I'm currently suffering from a bout of "frozen shoulder," which has caused intermittent pain and lack of mobility in my left shoulder. After one month of PT, it wasn't getting any better, so I went see an orthopedist last week. He gave me a shot of cortisone in my shoulder, which has helped some but was not a cure-all. However, the doctor said the cortisone shot should help the PT in their treatment -- which has consisted of ultrasound, massages, stretching and electric shot treatments.


----------



## bikeboy389 (May 4, 2004)

I have bursitis on the bottom of both heels.
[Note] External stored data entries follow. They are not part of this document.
class Counters(C.Structure):
    _fields_ = [("vectors_scored", C.c_uint64), ("bytes_read", C.c_uint64), ("kernel_launches", C.c_uint64),
                ("kernel_ms", C.c_float), ("reserved", C.c_float),
                ("prefilter_candidates", C.c_uint64), ("verified_rows", C.c_uint64), ("fallback_queries", C.c_uint32), ("prefilter_queries", C.c_uint32)]


class SqParams(C.Structure):
    _fields_ = [("actual_dim", C.c_uint32), ("alpha", C.c_float), ("offset", C.c_float), ("multiplier", C.c_float),
                ("invert", C.c_uint8), ("pad_", C.c_uint8 * 3)]


class PqParams(C.Structure):
    _fields_ = [("chunk_size", C.c_uint32), ("n_centroids", C.c_uint32), ("centroids", C.c_void_p),
                ("invert", C.c_uint8), ("lut_mfma", C.c_uint8), ("pad_", C.c_uint8 * 2)]


class BqParams(C.Structure):
    _fields_ = [("encoding", C.c_uint32), ("query_encoding", C.c_uint32), ("mean", C.c_void_p), ("stddev", C.c_void_p)]


BQ_ONE_BIT, BQ_TWO_BITS, BQ_ONE_AND_HALF_BITS = range(3)
BQ_QUERY_SAME_AS_STORAGE, BQ_QUERY_SCALAR_4BITS, BQ_QUERY_SCALAR_8BITS = range(3)


class TqParams(C.Structure):
    _fields_ = [("bits", C.c_uint32), ("rotation_unpadded", C.c_uint32), ("invert", C.c_uint8), ("plus_mode", C.c_uint8), ("pad_", C.c_uint8 * 2),
                ("reserved", C.c_uint32), ("ec_shift", C.c_void_p), ("ec_scale", C.c_void_p)]


TQ_BITS4, TQ_BITS2, TQ_BITS1_5, TQ_BITS1 = range(4)


class SegmentInfo(C.Structure):
    _fields_ = [("derived_copy", C.c_uint32), ("chosen_by_trial", C.c_uint32), ("derived_copy_bytes", C.c_uint64), ("i8_scale_balance", C.c_float),
                ("trial_i8_ms", C.c_float), ("trial_half_ms", C.c_float), ("trial_i8_verified_rows", C.c_float), ("trial_i8_fallback_queries", C.c_uint32),
                ("reserved", C.c_uint32)]


class SegmentDesc(C.Structure):
    _fields_ = [("dtype", C.c_uint32), ("distance", C.c_uint32), ("dim", C.c_uint32), ("flags", C.c_uint32),
                ("n", C.c_uint64), ("row_stride_bytes", C.c_uint64), ("data", C.c_void_p),
                ("device_id", C.c_int32), ("reserved", C.c_int32), ("sq", C.POINTER(SqParams)),
                ("pq", C.POINTER(PqParams)), ("bq", C.POINTER(BqParams)), ("tq", C.POINTER(TqParams))]


class SparseSegmentDesc(C.Structure):
    _fields_ = [("n", C.c_uint64), ("offsets", C.c_void_p), ("indices", C.c_void_p), ("values", C.c_void_p),
                ("map_keys", C.c_void_p), ("map_values", C.c_void_p), ("n_map", C.c_uint64), ("device_id", C.c_int32), ("flags", C.c_uint32)]


class HnswDesc(C.Structure):
    _fields_ = [("m", C.c_uint32), ("m0", C.c_uint32), ("n_points", C.c_uint32), ("n_levels", C.c_uint32),
                ("reindex", C.c_void_p), ("level_offsets", C.c_void_p), ("offsets", C.c_void_p), ("n_offsets", C.c_uint64),
                ("neighbors", C.c_void_p), ("n_neighbors", C.c_uint64),
                ("entry_point_ids", C.c_void_p), ("entry_point_levels", C.c_void_p), ("n_entry_points", C.c_uint32),
                ("n_extra_entry_points", C.c_uint32), ("extra_entry_point_ids", C.c_void_p),
                ("extra_entry_point_levels", C.c_void_p), ("device_id", C.c_int32), ("reserved", C.c_int32)]


class QuantMeta(C.Structure):
    _fields_ = [("dtype", C.c_uint32), ("dim", C.c_uint32), ("distance", C.c_uint32), ("invert", C.c_uint8),
                ("has_deprecated_count", C.c_uint8), ("bq_query_encoding", C.c_uint8), ("pad_", C.c_uint8),
                ("deprecated_count", C.c_uint64), ("sq", SqParams), ("pq", PqParams), ("bq", BqParams), ("tq", TqParams), ("owner", C.c_void_p)]


class GraphLinks(C.Structure):
    _fields_ = [("format", C.c_uint32), ("m", C.c_uint32), ("m0", C.c_uint32), ("n_points", C.c_uint32), ("n_levels", C.c_uint32),
                ("reserved", C.c_uint32), ("n_offsets", C.c_uint64), ("n_neighbors", C.c_uint64),
                ("reindex", C.POINTER(C.c_uint32)), ("level_offsets", C.POINTER(C.c_uint64)), ("offsets", C.POINTER(C.c_uint64)),
                ("neighbors", C.POINTER(C.c_uint32)), ("owner", C.c_void_p)]


class HnswBuildParams(C.Structure):
    _fields_ = [("m", C.c_uint32), ("m0", C.c_uint32), ("ef_construct", C.c_uint32), ("entry_points_num", C.c_uint32),
                ("seed", C.c_uint64), ("max_batch", C.c_uint32), ("reserved", C.c_uint32)]


class HnswInfo(C.Structure):
    _fields_ = [("m", C.c_uint32), ("m0", C.c_uint32), ("n_points", C.c_uint32), ("n_levels", C.c_uint32),
                ("n_offsets", C.c_uint64), ("n_neighbors", C.c_uint64), ("n_entry_points", C.c_uint32),
                ("n_extra_entry_points", C.c_uint32)]


class SearchParams(C.Structure):
    _fields_ = [("top", C.c_uint32), ("oversampling", C.c_float), ("rescore", C.c_uint8), ("acorn", C.c_uint8), ("pad_", C.c_uint8 * 2), ("hnsw_ef", C.c_uint32)]


class CustomQuery(C.Structure):
    _fields_ = [("kind", C.c_uint32), ("first", C.c_uint32), ("n_a", C.c_uint32), ("n_b", C.c_uint32), ("coef_first", C.c_uint32)]


CUSTOM_RECO_BEST_SCORE, CUSTOM_RECO_SUM_SCORES, CUSTOM_DISCOVER, CUSTOM_CONTEXT, CUSTOM_FEEDBACK = range(5)


class FusionParams(C.Structure):
    _fields_ = [("kind", C.c_uint32), ("rrf_k", C.c_uint32), ("weights", C.c_void_p), ("n_weights", C.c_uint32), ("top", C.c_uint32)]


FUSION_RRF, FUSION_DBSF = range(2)
FUSE_MAX_SOURCES, FUSE_MAX_ENTRIES, MMR_MAX_CANDIDATES = 64, 8192, 4096


class QmxError(RuntimeError):
    def __init__(self, status, message):
        self.status = status
        name = STATUS_NAMES[status] if 0 <= status < len(STATUS_NAMES) else str(status)
        super().__init__(f"qmx status {status} ({name}): {message}")


_P = C.c_void_p
TESTDATA_SIGNATURES = {
    "qmx_synth_fill_f32": (C.c_int32, [C.c_int32, C.c_uint64, C.c_uint64, C.c_uint64, C.c_uint32, C.c_void_p]),
    "qmx_synth_fill_latent_f32": (C.c_int32, [C.c_int32, C.c_uint64, C.c_uint64, C.c_uint64, C.c_uint32, C.c_uint32, C.c_float, C.c_void_p]),
}

SIGNATURES = {
    "qmx_abi_version": (C.c_uint32, []),
    "qmx_set_option": (C.c_int32, [C.c_char_p, C.c_int64]),
    "qmx_get_option": (C.c_int32, [C.c_char_p, C.POINTER(C.c_int64)]),
    "qmx_device_count": (C.c_int32, [C.POINTER(C.c_int32)]),
    "qmx_last_error": (C.c_int32, [C.c_char_p, C.c_size_t]),
    "qmx_segment_create": (C.c_int32, [C.POINTER(SegmentDesc), C.POINTER(_P)]),
    "qmx_segment_create_chunked": (C.c_int32, [C.POINTER(SegmentDesc), _P, C.c_uint64, C.c_uint32, C.POINTER(_P)]),
    "qmx_segment_destroy": (C.c_int32, [_P]),
    "qmx_segment_set_deleted": (C.c_int32, [_P, _P, C.c_uint64, _P, C.c_uint64]),
    "qmx_segment_read_rows": (C.c_int32, [_P, _P, C.c_uint32, _P]),
    "qmx_segment_row_bytes": (C.c_int32, [_P, C.POINTER(C.c_uint64)]),
    "qmx_segment_get_info": (C.c_int32, [_P, C.POINTER(SegmentInfo)]),
    "qmx_sparse_segment_create": (C.c_int32, [C.POINTER(SparseSegmentDesc), C.POINTER(_P)]),
    "qmx_sparse_query_create": (C.c_int32, [_P, _P, _P, _P, C.c_uint32, C.POINTER(_P)]),
    "qmx_preprocess_f32": (C.c_int32, [C.c_int32, C.c_uint32, _P, C.c_uint64, C.c_uint32, _P]),
    "qmx_cast_f32": (C.c_int32, [C.c_int32, C.c_uint32, _P, C.c_uint64, _P]),
    "qmx_query_create": (C.c_int32, [_P, _P, C.c_uint32, C.POINTER(_P)]),
    "qmx_query_create_internal": (C.c_int32, [_P, _P, C.c_uint32, C.POINTER(_P)]),
    "qmx_query_update": (C.c_int32, [_P, _P]),
    "qmx_query_set_filter": (C.c_int32, [_P, _P, C.c_uint64]),
    "qmx_query_destroy": (C.c_int32, [_P]),
    "qmx_query_set_stream": (C.c_int32, [_P, _P]),
    "qmx_query_synchronize": (C.c_int32, [_P]),
    "qmx_query_set_timing": (C.c_int32, [_P, C.c_int32]),
    "qmx_query_timing": (C.c_int32, [_P, C.POINTER(C.c_float), C.POINTER(C.c_uint32)]),
    "qmx_query_last_kernel": (C.c_int32, [_P, C.c_char_p, C.c_size_t]),
    "qmx_query_read_encoded": (C.c_int32, [_P, C.c_uint32, _P, C.c_uint64, C.POINTER(C.c_uint64)]),
    "qmx_score_points": (C.c_int32, [_P, _P, C.c_uint32, _P, C.POINTER(Counters)]),
    "qmx_score_points_ragged": (C.c_int32, [_P, _P, _P, _P, C.POINTER(Counters)]),
    "qmx_score_point": (C.c_int32, [_P, C.c_uint32, C.c_uint32, C.POINTER(C.c_float)]),
    "qmx_score_internal": (C.c_int32, [_P, _P, _P, C.c_uint32, _P]),
    "qmx_score_bytes": (C.c_int32, [_P, _P, C.c_uint32, C.c_uint64, _P]),
    "qmx_search_topk": (C.c_int32, [_P, C.c_uint32, _P, C.c_uint64, _P, _P, _P, C.POINTER(Counters)]),
    "qmx_search_topk_async": (C.c_int32, [_P, C.c_uint32, _P, C.c_uint64, _P, _P]),
    "qmx_query_last_counters": (C.c_int32, [_P, C.POINTER(Counters)]),
    "qmx_rescore": (C.c_int32, [_P, _P, _P, C.c_uint32, C.c_uint32, _P, _P]),
    "qmx_search_quantized": (C.c_int32, [_P, _P, _P, C.POINTER(SearchParams), _P, C.c_uint64, _P, _P, _P, C.POINTER(Counters)]),
    "qmx_custom_score_points": (C.c_int32, [_P, _P, C.c_uint32, _P, C.c_uint32, _P]),
    "qmx_custom_search_topk": (C.c_int32, [_P, _P, C.c_uint32, C.c_uint32, _P, C.c_uint64, _P, _P]),
    "qmx_sparse_custom_score_points": (C.c_int32, [_P, _P, C.c_uint32, _P, C.c_uint32, _P]),
    "qmx_sparse_custom_search_topk": (C.c_int32, [_P, _P, C.c_uint32, C.c_uint32, _P, C.c_uint64, _P, _P, _P, C.POINTER(Counters)]),
    "qmx_custom_hnsw_search": (C.c_int32, [_P, _P, _P, C.c_uint32, C.c_uint32, C.c_uint32, _P, _P, _P, C.POINTER(Counters)]),
    "qmx_multi_custom_score_points": (C.c_int32, [_P, _P, C.c_uint32, _P, C.c_uint32, _P, C.c_uint32, _P, C.c_uint32, _P]),
    "qmx_multi_custom_search_topk": (C.c_int32, [_P, _P, C.c_uint32, _P, C.c_uint32, _P, C.c_uint32, _P, C.c_uint64, C.c_uint32, _P, C.c_uint64, _P, _P]),
    "qmx_multi_custom_hnsw_search": (C.c_int32, [_P, _P, _P, C.c_uint32, _P, C.c_uint32, _P, C.c_uint32, _P, C.c_uint64, C.c_uint32, C.c_uint32, _P, _P,
                                                 C.POINTER(Counters)]),
    "qmx_merge_topk": (C.c_int32, [C.c_int32, _P, _P, C.c_uint32, C.c_uint32, C.c_uint32, _P, _P]),
    "qmx_merge_topk_async": (C.c_int32, [C.c_int32, _P, _P, _P, _P, C.c_uint32, C.c_uint32, C.c_uint32, _P, _P]),
    "qmx_topk_record_bytes": (C.c_uint64, [C.c_uint32, C.c_uint32]),
    "qmx_merge_topk_packed_async": (C.c_int32, [C.c_int32, _P, _P, _P, C.c_uint32, C.c_uint32, C.c_uint32, _P, _P]),
    "qmx_fuse_topk": (C.c_int32, [C.c_int32, _P, _P, C.c_uint32, C.c_uint32, C.c_uint32, C.POINTER(FusionParams), _P, _P]),
    "qmx_fuse_topk_async": (C.c_int32, [C.c_int32, _P, _P, _P, C.c_uint32, C.c_uint32, C.c_uint32, C.POINTER(FusionParams), _P, _P]),
    "qmx_mmr_select": (C.c_int32, [_P, _P, _P, C.c_uint32, C.c_float, C.c_uint32, _P, _P]),
    "qmx_mmr_select_async": (C.c_int32, [_P, _P, _P, C.c_uint32, C.c_float, C.c_uint32, _P, _P]),
    "qmx_sharded_search_topk": (C.c_int32, [_P, C.c_uint32, C.c_uint32, _P, _P, _P, _P, C.POINTER(Counters)]),
    "qmx_sharded_search_topk_async": (C.c_int32, [_P, C.c_uint32, C.c_uint32, _P, _P, _P]),
    "qmx_sharded_hnsw_search": (C.c_int32, [_P, _P, C.c_uint32, C.c_uint32, C.c_uint32, _P, _P, _P, _P, C.POINTER(Counters)]),
    "qmx_sharded_query_update": (C.c_int32, [_P, C.c_uint32, _P]),
    "qmx_hnsw_create": (C.c_int32, [C.POINTER(HnswDesc), C.POINTER(_P)]),
    "qmx_hnsw_create_from_plain_file": (C.c_int32, [_P, C.c_uint64, C.POINTER(HnswDesc), C.POINTER(_P)]),
    "qmx_hnsw_create_from_file": (C.c_int32, [_P, C.c_uint64, C.POINTER(HnswDesc), C.POINTER(_P)]),
    "qmx_quant_meta_parse": (C.c_int32, [C.c_uint32, C.c_char_p, C.c_uint64, C.POINTER(QuantMeta)]),
    "qmx_quant_meta_free": (None, [C.POINTER(QuantMeta)]),
    "qmx_graph_links_decode": (C.c_int32, [_P, C.c_uint64, C.POINTER(GraphLinks)]),
    "qmx_graph_links_free": (None, [C.POINTER(GraphLinks)]),
    "qmx_hnsw_destroy": (C.c_int32, [_P]),
    "qmx_hnsw_build": (C.c_int32, [_P, C.POINTER(HnswBuildParams), C.POINTER(_P)]),
    "qmx_hnsw_build_quantized": (C.c_int32, [_P, _P, C.POINTER(HnswBuildParams), C.POINTER(_P)]),
    "qmx_sharded_hnsw_build": (C.c_int32, [C.POINTER(_P), C.POINTER(_P), C.c_uint32, C.POINTER(HnswBuildParams), C.POINTER(_P), C.POINTER(C.c_int32)]),
    "qmx_hnsw_get_info": (C.c_int32, [_P, C.POINTER(HnswInfo)]),
    "qmx_hnsw_export_plain": (C.c_int32, [_P, _P, _P, _P, _P, _P, _P, _P, _P]),
    "qmx_hnsw_search": (C.c_int32, [_P, _P, C.c_uint32, C.c_uint32, _P, _P, _P, C.POINTER(Counters)]),
    "qmx_hnsw_search_acorn": (C.c_int32, [_P, _P, C.c_uint32, C.c_uint32, _P, _P, _P, C.POINTER(Counters)]),
    "qmx_hnsw_search_async": (C.c_int32, [_P, _P, C.c_uint32, C.c_uint32, _P, _P, _P]),
    "qmx_hnsw_search_traced": (C.c_int32, [_P, _P, C.c_uint32, C.c_uint32, _P, _P, _P, C.c_uint32, _P]),
    "qmx_sq_encode": (C.c_int32, [C.c_int32, C.c_uint32, C.POINTER(SqParams), _P, C.c_uint64, C.c_uint32, _P]),
    "qmx_pq_train": (C.c_int32, [C.c_int32, _P, C.c_uint64, C.c_uint32, C.c_uint32, C.c_uint32, C.c_uint32, C.c_float, C.c_uint32, _P, _P]),
    "qmx_sq_fit_min_max": (C.c_int32, [C.c_int32, C.c_uint32, _P, C.c_uint64, C.c_uint32, C.POINTER(SqParams)]),
    "qmx_segment_create_from_files": (C.c_int32, [C.POINTER(SegmentDesc), C.c_char_p, C.c_char_p, C.POINTER(_P)]),
    "qmx_sq_fit_quantile": (C.c_int32, [C.c_int32, C.c_uint32, _P, C.c_uint64, C.c_uint32, C.c_uint64, C.c_float, C.POINTER(SqParams), C.POINTER(C.c_int32)]),
    "qmx_multi_score_points": (C.c_int32, [_P, _P, C.c_uint32, _P, C.c_uint32, _P, C.c_uint32, _P]),
    "qmx_multi_search_topk": (C.c_int32, [_P, _P, C.c_uint32, _P, C.c_uint32, _P, C.c_uint64, C.c_uint32, _P, C.c_uint64, _P, _P]),
    "qmx_tq_encode": (C.c_int32, [C.c_int32, C.c_uint32, C.c_uint32, _P, _P, C.c_uint64, _P]),
    "qmx_vector_stats": (C.c_int32, [C.c_int32, _P, C.c_uint64, C.c_uint32, _P, _P, _P, _P]),
    "qmx_tq_fit_plus": (C.c_int32, [C.c_int32, C.c_uint32, C.c_uint32, _P, _P, C.c_uint64, _P, _P]),
    "qmx_hnsw_search_with_vectors": (C.c_int32, [_P, _P, _P, C.c_uint32, C.c_uint32, _P, _P, _P, _P]),
    "qmx_multi_hnsw_build": (C.c_int32, [_P, _P, C.c_uint32, _P, C.c_uint64, _P, _P]),
    "qmx_multi_hnsw_build_quantized": (C.c_int32, [_P, _P, _P, C.c_uint32, _P, C.c_uint64, _P, _P]),
    "qmx_multi_hnsw_search": (C.c_int32, [_P, _P, _P, C.c_uint32, _P, C.c_uint32, _P, C.c_uint64, C.c_uint32, C.c_uint32, _P, _P, _P]),
    "qmx_custom_set_coefficients": (C.c_int32, [_P, _P, C.c_uint32]),
    "qmx_bq_encode_ex": (C.c_int32, [C.c_int32, C.POINTER(BqParams), _P, C.c_uint64, C.c_uint32, _P]),
    "qmx_bq_row_bytes": (C.c_uint64, [C.c_uint32, C.c_uint32]),
    "qmx_bq_encode": (C.c_int32, [C.c_int32, _P, C.c_uint64, C.c_uint32, _P]),
    "qmx_pq_encode": (C.c_int32, [C.c_int32, C.POINTER(PqParams), _P, C.c_uint64, C.c_uint32, _P]),
}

Cortisone shots (and orthotics that keep my weight off the actual bursae) helped my right heel, but I just couldn't get the left one healed until I tried the ultrasound dealy. That fixed me right up. Without the orthotics I'd probably still be hosed, but with them, I'm good to go, even for long walks now.


----------



## stoked (Aug 6, 2004)

I ordered a 1MHz ultrasound machine from ebay and I am going to start using it once i get it. I did a 25 mile ride 5 days ago and my hip is hurting again slightly. After 2.5 months of no riding before that and stil did not recover. I got to get MRI done. this sucks.


----------



## bikeboy389 (May 4, 2004)

stoked said:


> I ordered a 1MHz ultrasound machine from ebay and I am going to start using it once i get it. I did a 25 mile ride 5 days ago and my hip is hurting again slightly. After 2.5 months of no riding before that and stil did not recover. I got to get MRI done. this sucks.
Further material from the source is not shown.